4/6 - 6/141 - 17/26»17/27




32
De ki: – Allah’ın kulları için çıkardığı ziyneti, helal ve temiz rızıkları haram kılmak kimin haddine? De ki: – Onlar, bu dünya hayatında iman edenler ve herkes içindir. Kıyamet gününde ise yalnız inananların istifadesine sunulacaktır. İşte biz kavrama yeteneği olan bir toplum için ayetlerimizi böyle açıklıyoruz.

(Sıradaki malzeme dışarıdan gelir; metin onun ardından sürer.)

diff --git a/swarm_simulator_amd/csrc/kernels/qp_wave_factor.inc b/swarm_simulator_amd/csrc/kernels/qp_wave_factor.inc
--- a/swarm_simulator_amd/csrc/kernels/qp_wave_factor.inc
+++ b/swarm_simulator_amd/csrc/kernels/qp_wave_factor.inc
@@ -32,7 +32,18 @@
     return ok;
 }
 
-#define KF_STRIDE(NK) ((NK) * (NK) + KL_I)
+#if QP_LF_PACKED
+#define KF_SLOT(NK) kf_stride(NK)
+#define KF_ELEM(NK, r, k) kf_elem(NK, r, k)
+#define KF_DINV(NK) kf_dinv(NK)
+#else
+static_assert(KL_I == 40, "kf_sq_stride (knot_factor_layout.h) restates KL_I");
+#define KF_SLOT(NK) kf_sq_stride(NK)
+#define KF_ELEM(NK, r, k) kf_sq_elem(NK, r, k)
+#define KF_DINV(NK) kf_sq_dinv(NK)
+#endif
+static_assert(KF_SLOT(9) + 15 <= 2 * 81 && KF_SLOT(18) + 15 <= 2 * 324 && KF_SLOT(27) + 15 <= 2 * 729 && KF_SLOT(36) + 15 <= 2 * 1296,
+              "a knot's slot and the doubles in front of the first one fit the region carve() gives QpWs::Lf");
 
 __device__ __forceinline__ void coupling_coef(const QpWs& w, int j, int dir, int rr, double& e0, double& e1, double& e2) {
     const __attribute__((address_space(1))) double* E = QGC(w.Ek) + 9 * (dir > 0 ? j + 1 : j);
@@ -103,10 +114,10 @@
     kl_lds *C = base + A::C, *MX = base + A::MX, *I = base + A::I;
     double m[NK];
     const double dinv = kl_inverse_rows<NK, FOLLOW>(m, C, I, MX, r, act, P, pbase, Mdone, done_value);
-    __attribute__((address_space(1))) double* Mg = QG(w.Lf + (size_t)j * KF_STRIDE(NK));
+    __attribute__((address_space(1))) double* Mg = QG(w.Lf + (size_t)j * KF_SLOT(NK));
     if (FOLLOW && QP_FOLLOW_ASM) asm volatile("s_waitcnt vmcnt(0)" ::: "memory");
     if (act) {
-        __attribute__((address_space(1))) double* row = Mg + (size_t)r * NK;
+        __attribute__((address_space(1))) double* row = Mg + KF_ELEM(NK, r, 0);
         if ((NK & 1) == 0) {
 #pragma unroll
             for (int k = 0; k < NK; k += 2)
@@ -116,7 +127,7 @@
             for (int k = 0; k < NK; ++k)
                 if (k >= r) row[k] = m[k];
         }
-        Mg[NK * NK + r] = dinv;
+        Mg[KF_DINV(NK) + r] = dinv;
     }
 }
 
diff --git a/swarm_simulator_amd/csrc/kernels/qp_wave_solve.inc b/swarm_simulator_amd/csrc/kernels/qp_wave_solve.inc
--- a/swarm_simulator_amd/csrc/kernels/qp_wave_solve.inc
+++ b/swarm_simulator_amd/csrc/kernels/qp_wave_solve.inc
@@ -30,6 +30,73 @@
     lds += KS::LEAD;
     kl_lds* vec = (kl_lds*)(lds + QP_STAGE_BUFS * STG);
     kl_lds* small = vec + ((nj * NK + 1) & ~1);
+    auto left_j = [&](int s) { return s < SF ? (s - (SF - nl) >= 0 ? s - (SF - nl) : -1) : (s == SF ? mid : (mid - 1 - (s - SF - 1) >= 0 ? mid - 1 - (s - SF - 1) : -1)); };
+    auto right_j = [&](int s) { return s < SF ? (s - (SF - nr) >= 0 ? nj - 1 - (s - (SF - nr)) : -1) : (s == SF ? -1 : (mid + 1 + (s - SF - 1) <= nj - 1 ? mid + 1 + (s - SF - 1) : -1)); };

2/126 - 7/50 - 16/116 - 42/36 - 7/27»7/28




33
De ki: Benim Rabbim ancak gizli ve açık işlenen bütün çirkinlikleri/ahlaksızlığı, günahın her türünü, haksız yere saldırganlığı/azgınlığı, hakkında hiçbir delil indirmediği halde herhangi bir şeyi Allah’a isnat ederek şirk koşmanızı ve bilip bilmeden Allah’a ait şeyleri söylemenizi haram kılmıştır.

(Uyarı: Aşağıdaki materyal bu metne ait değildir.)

 __device__ __forceinline__ void poly32_block(Poly32 &h, uint32_t m0, uint32_t m1, uint32_t m2, uint32_t m3,
                                              uint32_t hib, const PolyKey32 &k)
 {
-    unsigned c;
-    const uint32_t a0 = __builtin_addc(h.h0, m0, 0u, &c);
-    const uint32_t a1 = __builtin_addc(h.h1, m1, c, &c);
-    const uint32_t a2 = __builtin_addc(h.h2, m2, c, &c);
-    const uint32_t a3 = __builtin_addc(h.h3, m3, c, &c);
-    const uint32_t a4 = h.h4 + hib + c;
-    const uint64_t d0 = mad64(a3, k.s1, mad64(a2, k.s2, mad64(a1, k.s3, (uint64_t) a0 * k.r0)));
-    const uint64_t d1 = mad64(a4, k.s1, mad64(a3, k.s2, mad64(a2, k.s3, mad64(a1, k.r0, (uint64_t) a0 * k.r1))));
-    const uint64_t d2 = mad64(a4, k.s2, mad64(a3, k.s3, mad64(a2, k.r0, mad64(a1, k.r1, (uint64_t) a0 * k.r2))));
-    const uint64_t d3 = mad64(a4, k.s3, mad64(a3, k.r0, mad64(a2, k.r1, mad64(a1, k.r2, (uint64_t) a0 * k.r3))));
-    const uint32_t h0 = (uint32_t) d0;
-    const uint32_t h1 = __builtin_addc((uint32_t) d1, (uint32_t) (d0 >> 32), 0u, &c);
-    const uint32_t c1 = (uint32_t) (d1 >> 32) + c;
-    const uint32_t h2 = __builtin_addc((uint32_t) d2, c1, 0u, &c);
-    const uint32_t c2 = (uint32_t) (d2 >> 32) + c;
-    const uint32_t h3 = __builtin_addc((uint32_t) d3, c2, 0u, &c);
-    const uint32_t h4 = a4 * k.r0 + (uint32_t) (d3 >> 32) + c;
-    const uint32_t f = (h4 >> 2) + (h4 & ~3u);
-    h.h0 = __builtin_addc(h0, f, 0u, &c);
-    h.h1 = __builtin_addc(h1, 0u, c, &c);
-    h.h2 = __builtin_addc(h2, 0u, c, &c);
-    h.h3 = __builtin_addc(h3, 0u, c, &c);
-    h.h4 = (h4 & 3u) + c;
+    h = poly32_mul_add<false>(poly32_add(h, m0, m1, m2, m3, hib), k, 0u, 0u, 0u, 0u, 0u);
 }
 
 __device__ __forceinline__ void poly32_window(Poly32 &h, const PolyKey32 &k, const uint32_t c[16], uint32_t j0,
@@ -332,11 +373,19 @@
     }
 }
 
-__device__ __forceinline__ void poly32_window_full(Poly32 &h, const PolyKey32 &k, const uint32_t c[16])
-{
-#pragma unroll
-    for (int j = 0; j < 4; ++j)
-        poly32_block(h, c[4 * j], c[4 * j + 1], c[4 * j + 2], c[4 * j + 3], 1u, k);
+__device__ __forceinline__ void poly32_window_full(Poly32 &h, const PolyKey32 &k, const uint32_t c[16],
+                                                   bool from2 = false)
+{
+    Poly32 a;
+    if (from2) {
+        a = poly32_add(h, c[8], c[9], c[10], c[11], 1u);
+    } else {
+        a = poly32_add(h, c[0], c[1], c[2], c[3], 1u);
+        a = poly32_mul_add<true>(a, k, c[4], c[5], c[6], c[7], 1u);
+        a = poly32_mul_add<true>(a, k, c[8], c[9], c[10], c[11], 1u);
+    }
+    a = poly32_mul_add<true>(a, k, c[12], c[13], c[14], c[15], 1u);
+    h = poly32_mul_add<false>(a, k, 0u, 0u, 0u, 0u, 0u);
 }
 
 __device__ __forceinline__ PolyKey32 poly32_key_from_fe(const uint32_t r[5])
diff --git a/libzmq_amd/csrc/curve_frames.hpp b/libzmq_amd/csrc/curve_frames.hpp
--- a/libzmq_amd/csrc/curve_frames.hpp
+++ b/libzmq_amd/csrc/curve_frames.hpp
@@ -1340,7 +1340,7 @@
             if (ZMQG_FRAMES_ABLATE & 64)
                 hf.h0 ^= cp[0] ^ cp[5] ^ cp[11];
             else
-                poly32_window_full(hf, pk, cp);
+                poly32_window_full(hf, pk, cp, UNI && __builtin_amdgcn_readfirstlane(t) == 1u);
             h.h0 = full ? hf.h0 : h.h0;
             h.h1 = full ? hf.h1 : h.h1;
             h.h2 = full ? hf.h2 : h.h2;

6/120 - 6/151 - 3/151 - 12/40 - 17/36 - 49/6




34
Her toplumun bir vadesi vardır. Vadeleri geldiğinde; o süre ne bir saat ertelenir ne de öne alınır.

10/49 - 15/5 - 16/61 - 23/43 - 39/42 - 63/11




35
- Ey Ademoğulları, aranızdan size ayetlerimizi beyan eden/ileten elçiler geldiği zaman, kim korunur ve davranışlarını düzeltirse; artık bunlar için ne korku ne de üzüntü olacaktır.

5/69 - 6/48 - 10/62




36
Ayetlerimiz karşısında yalana sarılan ve onları küçümseyenler var ya işte onlar ateş halkıdır ve orada kalıcıdırlar.

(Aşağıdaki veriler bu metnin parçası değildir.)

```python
def _ls_args(prod):
    sv = prod.saved_tensors
    if prod._forward_cls is _LinearRes:
        return sv[1], sv[3], prod.params[1], prod.params[2]
    return sv[3], sv[6], prod.params[3], prod.params[4]


def _ls_taken(ctx, d2):
    done = getattr(ctx, "ls_done", None)
    if done is None:
        return None
    ctx.ls_done = None
    pre, ptr, ver = done
    if d2.data_ptr() != ptr or d2._version != ver:
        raise RuntimeError("spe_amd.ops: a node was marked single=True but its output had more than one consumer (the LayerNorm backward already "
                           "accumulated its bias / LayerScale gradients from a partial gradient)")
    return pre


FUSE_DROP = True


def linear_residual(x, W, b, xres, gamma, sample_scale=None, p_drop=0.0, single=False):
    R = x.numel() // x.shape[-1]
    N, Kd = W.shape
    if ((FUSE_DROP or (sample_scale is None and p_drop <= 0)) and b is not None and W.is_contiguous()
            and gamma.is_contiguous() and N % 4 == 0 and N <= 1024 and K._lin16_ok(R, N, Kd)
            and (sample_scale is None or (sample_scale.is_contiguous() and R % xres.shape[0] == 0))):
        return _LinearRes.apply(x, W, b, xres, gamma, sample_scale, p_drop, single)
    return layerscale_residual(xres, dropout(linear(x, W, b), p_drop, p_drop > 0), gamma, sample_scale)


class _MlpGeluRes(Function):

    @staticmethod
    @K.forward_scope
    def forward(ctx, x, W1, b1, W2, b2, xres, gamma, sscale=None, p_drop=0.0, single=False):
        shp = x.shape
        x2 = x.reshape(-1, shp[-1])
        if not x2.is_contiguous():
            x2 = x2.contiguous()
        r2 = xres.reshape(-1, xres.shape[-1])
        if not r2.is_contiguous():
            r2 = r2.contiguous()
# ... 466 lines not shown
```

Before: 41.67 images/sec.

## Emit attention fragment records directly from QKV and proj-backward GEMM epilogues

Adds a record-writing epilogue to the nt2 bf16 GEMM kernel so it scatters outputs straight into the packed per-head fragment layouts the fused talking-heads attention consumes. The forward QKV projection now writes Q/K/V records directly instead of materialising qkv and then running a separate pack pass. In backward, the proj layer's dx GEMM writes the dO records for the attention backward, so the dO pack pass and the dense dx write are skipped. This relies on a single-consumer assumption, guarded by a pointer/version check, and only a fixed set of tile configurations is supported.

```diff
diff --git a/include/spe_hip.h b/include/spe_hip.h
--- a/include/spe_hip.h
+++ b/include/spe_hip.h
@@ -66,6 +66,9 @@
                         spe_stream_t stream);
 int spe_gemm_bf16nt_plan(int M, int N, int K, int split, int ex, int f16_operands, int f16_second, int splitk, int has_out16t,
                          long ld16t, int* plan);
+int spe_gemm_bf16nt_rec(const void* A16, const void* B16, const void* A16lo, const void* B16lo, const float* bias, int M, int N, int K,
+                        long lda, long ldb, float alpha, int B_img, int N_tok, int H, int dh, int nout, void* const* outs,
+                        const int* thirds, const int* kinds, const float* scales, spe_stream_t stream);
 int spe_cvt_bf16(const float* x, long ldx, int R, int C, void* out, void* out_lo, long ldo, void* outT, long ldt, float* colsum,
                  const float* aux, int act, spe_stream_t stream);
 int spe_cvt_bf16_h(const float* x, long ldx, int R, int C, void* out, void* out_h, long ldo, void* outT, long ldt, spe_stream_t stream);
diff --git a/spe_amd/csrc/gemm_bf16.hip b/spe_amd/csrc/gemm_bf16.hip
--- a/spe_amd/csrc/gemm_bf16.hip
+++ b/spe_amd/csrc/gemm_bf16.hip
@@ -1,6 +1,7 @@
 #include <cstdlib>
 #include "common.h"
 #include "gemm16_epilogue.h"
+#include "gemm_rec_epilogue.h"
 #include "det_reduce.h"
 #include "gemm_nt_select.h"
 #include "gemm_tiles.h"
@@ -271,6 +272,49 @@
     if (splitk > 1 && (act != 0 || C2 != nullptr || bias != nullptr)) return -3;
     if (p.Alo && splitk != 1) return -3;
     return nt_gemm_launch(p, false, stream);
+}
+
+template <int BM, int BN, int BK, int NST, bool SPLIT>
+int launch_nt2_rec(const Gemm16Args& p, const RecArgs& ra, hipStream_t stream);
+
+extern "C" int spe_gemm_bf16nt_rec(const void* A16, const void* B16, const void* A16lo, const void* B16lo, const float* bias, int M, int N, int K,
+                                   long lda, long ldb, float alpha, int B_img, int N_tok, int H, int dh, int nout, void* const* outs,
+                                   const int* thirds, const int* kinds, const float* scales, hipStream_t stream) {
+    if (M <= 0 || N <= 0 || K <= 0 || B_img <= 0 || N_tok <= 0 || H <= 0 || dh <= 0 || nout <= 0 || nout > REC_MAXOUT) return -2;
+    auto al16 = [](const void* q) { return (reinterpret_cast<uintptr_t>(q) & 15) == 0; };
+    if (!al16(A16) || !al16(B16) || !al16(A16lo) || !al16(B16lo) || (lda & 7) || (ldb & 7) || (K & 7)) return -2;
+    if ((A16lo != nullptr) != (B16lo != nullptr)) return -2;
+    const long C = (long)H * dh;
+    if ((dh & 15) || (long)B_img * N_tok != M || N % C != 0 || N / C > 3) return -2;
+    RecArgs ra;
+    ra.N_tok = N_tok; ra.H = H; ra.dh = dh;
+    for (int t = 0; t < 3; ++t) ra.t[t] = RecThird{nullptr, nullptr, 0.f, 0.f, 0, 0};
+    for (int i = 0; i < nout; ++i) {
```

6/93 - 7/40 - 7/147 - 32/22




37
Kendi uydurduğunu Allah’a isnat ederek iftira eden ve ayetlerimiz karşısında yalana sarılandan daha zalim kim vardır? Onların kitaptan/yasadan nasipleri kendilerine ulaşacaktır. İşte o zaman elçilerimiz onların canlarını almaya gelince: – Nerede Allah ile aranıza koyup dua ile yalvarıp yakardıklarınız? Diye soracaklar. Onlar da: – Bizi yüz üstü bırakıp uzaklaştılar, diyerek kâfir oldukları hakkında kendi aleyhlerine şahitlik etmiş olacaklar.

6/93 - 10/17 - 11/18»11/19 - 29/69 - 4/97 - 8/50 - 23/99»23/101 - 47/27




38
Ve Allah diyecek ki; – Sizden önce gelip geçmiş cin ve insan toplumları içerisinde ateşe girin! Ateşe giren her toplum diğer yandaş topluluğa lanet edecek. Sonunda tüm topluluklar cehenneme dolunca, sonraki kuşaklar, öncekiler için: – Rabbimiz, bizi yoldan saptıranlar işte bunlar, onlara ateşten azabı iki kat ver! Derler. Allah: Zaten herkese iki kat azap vardır, fakat bunun farkında değilsiniz, der.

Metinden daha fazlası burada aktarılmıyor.